Question: If C is the midpoint of the line segment joining A (4,0) and B (0,6) and if O is the origin, then sh...

Question

If C is the midpoint of the line segment joining A (4,0) and B (0,6) and if O is the origin, then show that C is equidistant from all the vertices from $\Delta OAB$ .

Answer 1

Solution

In order to solve this problem, we need to find the value of the coordinates of point C. We can find the coordinates of the midpoint of any segment by using the midpoint formula. It is given as follows, $\text{Midpoint}=\left( \dfrac{{{x}_{1}}+{{x}_{2}}}{2},\dfrac{{{y}_{1}}+{{y}_{2}}}{2} \right)$ , where ${{x}_{1}},{{x}_{2}}$ are x coordinates and ${{y}_{1}},{{y}_{2}}$ are the y coordinates. Also, we need to know the distance formula which is given as follows, $\text{Distance}=\sqrt{{{\left( {{x}_{2}}-{{x}_{1}} \right)}^{2}}+{{\left( {{y}_{2}}-{{y}_{1}} \right)}^{2}}}$ .

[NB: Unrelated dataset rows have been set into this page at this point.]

@@ -514,7 +548,9 @@
     for (int p = 0; p < 9; ++p)
 #pragma unroll
       for (int cb = 0; cb < 4; ++cb) acc[p][cb] = floatx4{0.f, 0.f, 0.f, 0.f};
-    const int roff = k * kQCS + (4 * wr + QR) * kQPS + 4 * tn;
+    int kb = k;
+    if constexpr (STATS) asm volatile("" : "+v"(kb));
+    const int roff = kb * kQCS + (4 * wr + QR) * kQPS + 4 * tn;
     auto read_row = [&](const float* stg, int rr, float (&d)[8]) {
       const float* rp = stg + roff + rr * kQPS;
       floatx4 u = *reinterpret_cast<const floatx4*>(rp + 4);
@@ -587,10 +623,7 @@
         if (q == kQWG0 + 2) issue_w(wlive, wsn_a, std::integral_constant<int, 2>{});
         if (q == kQWG0 + 3) issue_w(wlive, wsn_a, std::integral_constant<int, 3>{});
         if (q == kQWG0 + 4) issue_w(wlive, wsn_a, std::integral_constant<int, 4>{});
-        if (q == kQPG) {
-          if (wide) issue_p(std::true_type{}, plive, psx_a);
-          else issue_p(std::false_type{}, plive, psx_a);
-        }
+        if (q == kQPG) issue_pb(plive, psx_a);
         if (q < 5) {
           col_pass(d, u[q]);
           if (q + 1 < 5) read_row(psn, q + 1, d);
@@ -613,9 +646,12 @@
         for (int p = 0; p < 9; ++p)
 #pragma unroll
           for (int cb = 0; cb < 4; ++cb) acc[p][cb] = floatx4{0.f, 0.f, 0.f, 0.f};
+        post_epi = true;
         return;
       }
       q_lds_barrier();
+      bool stats_only = false;
+      if constexpr (STATS) stats_only = __builtin_amdgcn_readfirstlane(sonly) != 0;
       asm volatile("s_nop 7\n\ts_nop 4" : "+v"(acc[0][0]), "+v"(acc[0][1]), "+v"(acc[0][2]),
                    "+v"(acc[0][3]), "+v"(acc[1][0]), "+v"(acc[1][1]), "+v"(acc[1][2]),
                    "+v"(acc[1][3]), "+v"(acc[2][0]), "+v"(acc[2][1]), "+v"(acc[2][2]),
@@ -670,12 +706,10 @@
 #pragma unroll
         for (int e2 = 0; e2 < 2; ++e2) {
           const int r = 2 * rp + e2;
-          QEpi e = q_epi_ctx(wr, tn);
-          e.btab = btl;
           float bias = 0.f;
           {
             const int co = co0 + r;
-            if (co < e.Cout) bias = BTAB ? btl[co * 9 + 4] : btl[co];
+            if (co < late_args()->Cout) bias = BTAB ? btl[co * 9 + 4] : btl[co];
           }
 #pragma unroll
           for (int x = 0; x < 4; ++x) P[e2][1][x] += bias;
@@ -689,13 +723,22 @@
 #pragma unroll
             for (int yy = 0; yy < 4; ++yy) Y[yy * 4 + x] = y[yy];
           }
-          q_finish<STATS, BTAB, RELU>(e, co0 + r, Y, tn);
+          if (STATS && stats_only) {
+            QEpi e = q_epi_ctx<false>(wr, tn);
+            e.btab = btl;
+            q_finish<STATS, BTAB, RELU, false>(e, co0 + r, Y, tn);
+          } else {
+            QEpi e = q_epi_ctx<true>(wr, tn);
+            e.btab = btl;
+            q_finish<STATS, BTAB, RELU, true>(e, co0 + r, Y, tn);
+          }
         }
       }
 #pragma unroll
       for (int p = 0; p < 9; ++p)
 #pragma unroll
         for (int cb = 0; cb < 4; ++cb) acc[p][cb] = floatx4{0.f, 0.f, 0.f, 0.f};
+      post_epi = !stats_only;
     };
 
     int ks = 0, ct = ct0;
@@ -707,7 +750,6 @@
       ks += 4;
       if (ks == K4) {
         epilogue(ct);
-        post_epi = true;
         ks = 0;
         ++ct;
       }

Complete step-by-step solution:
To understand the question better we need to draw the diagram.

We are given that C is the midpoint of the segment AB. And we need to show that C is equidistant from all the vertices of $\Delta OAB$ .
The vertices of the $\Delta OAB$ are points O, A, and B.
Then we need to show that OA = OB = OC
For finding the distance we need to find the coordinates of C.
We know that C is the midpoint of segment AB.
The formula for the midpoint is $\left( \dfrac{{{x}_{1}}+{{x}_{2}}}{2},\dfrac{{{y}_{1}}+{{y}_{2}}}{2} \right)$ .
Where ${{x}_{1}},{{x}_{2}}$ are x coordinate and ${{y}_{1}},{{y}_{2}}$ are the y coordinates.
Substituting the values we get,
Point C = $\left( \dfrac{0+4}{2},\dfrac{6+0}{2} \right)=\left( 2,3 \right)$
Now we have the coordinates of all the four points.
The formula for distance between two points is given as follows,
$\text{Distance}=\sqrt{{{\left( {{x}_{2}}-{{x}_{1}} \right)}^{2}}+{{\left( {{y}_{2}}-{{y}_{1}} \right)}^{2}}}$ , where ${{x}_{1}},{{x}_{2}}$ are x coordinate and ${{y}_{1}},{{y}_{2}}$ are the y coordinates.
Now let's first calculate the distance of segment CA.
Substituting the values of x coordinates and y coordinates we get,
$CA=\sqrt{{{\left( 2-0 \right)}^{2}}+{{\left( 3-6 \right)}^{2}}}$
Solving this equation, we get,
$\begin{aligned} & CA=\sqrt{4+{{\left( -3 \right)}^{2}}} \\\ & =\sqrt{4+9} \\\ & =\sqrt{13} \end{aligned}$
Now let’s find the distance of segment CB.
Substituting the values of x coordinates and y coordinates we get,
$CB=\sqrt{{{\left( 2-4 \right)}^{2}}+{{\left( 3-0 \right)}^{2}}}$
Solving this equation, we get,
$\begin{aligned} & CA=\sqrt{{{\left( -2 \right)}^{2}}+{{\left( 3 \right)}^{2}}} \\\ & =\sqrt{4+9} \\\ & =\sqrt{13} \end{aligned}$
Now let’s find the distance of segment CO.
Substituting the values of x coordinates and y coordinates we get,
$CO=\sqrt{{{\left( 2-0 \right)}^{2}}+{{\left( 3-0 \right)}^{2}}}$
Solving this equation, we get,
$\begin{aligned} & CO=\sqrt{4+9} \\\ & =\sqrt{13} \end{aligned}$
We can see that the distance between CA = CB = CO.

Hence, we can say that C is equidistant from all the vertices of $\Delta OAB$ .

Note: In this problem, we need to use the distance formula. We can assign any value as ${{x}_{1}}$ and ${{x}_{2}}$ as we are going to square that number anyways. But we need to be careful that whenever we assign an x coordinate as ${{x}_{1}}$ we need to assign the same point as ${{y}_{1}}$ . A similar process can be applied for finding the midpoint.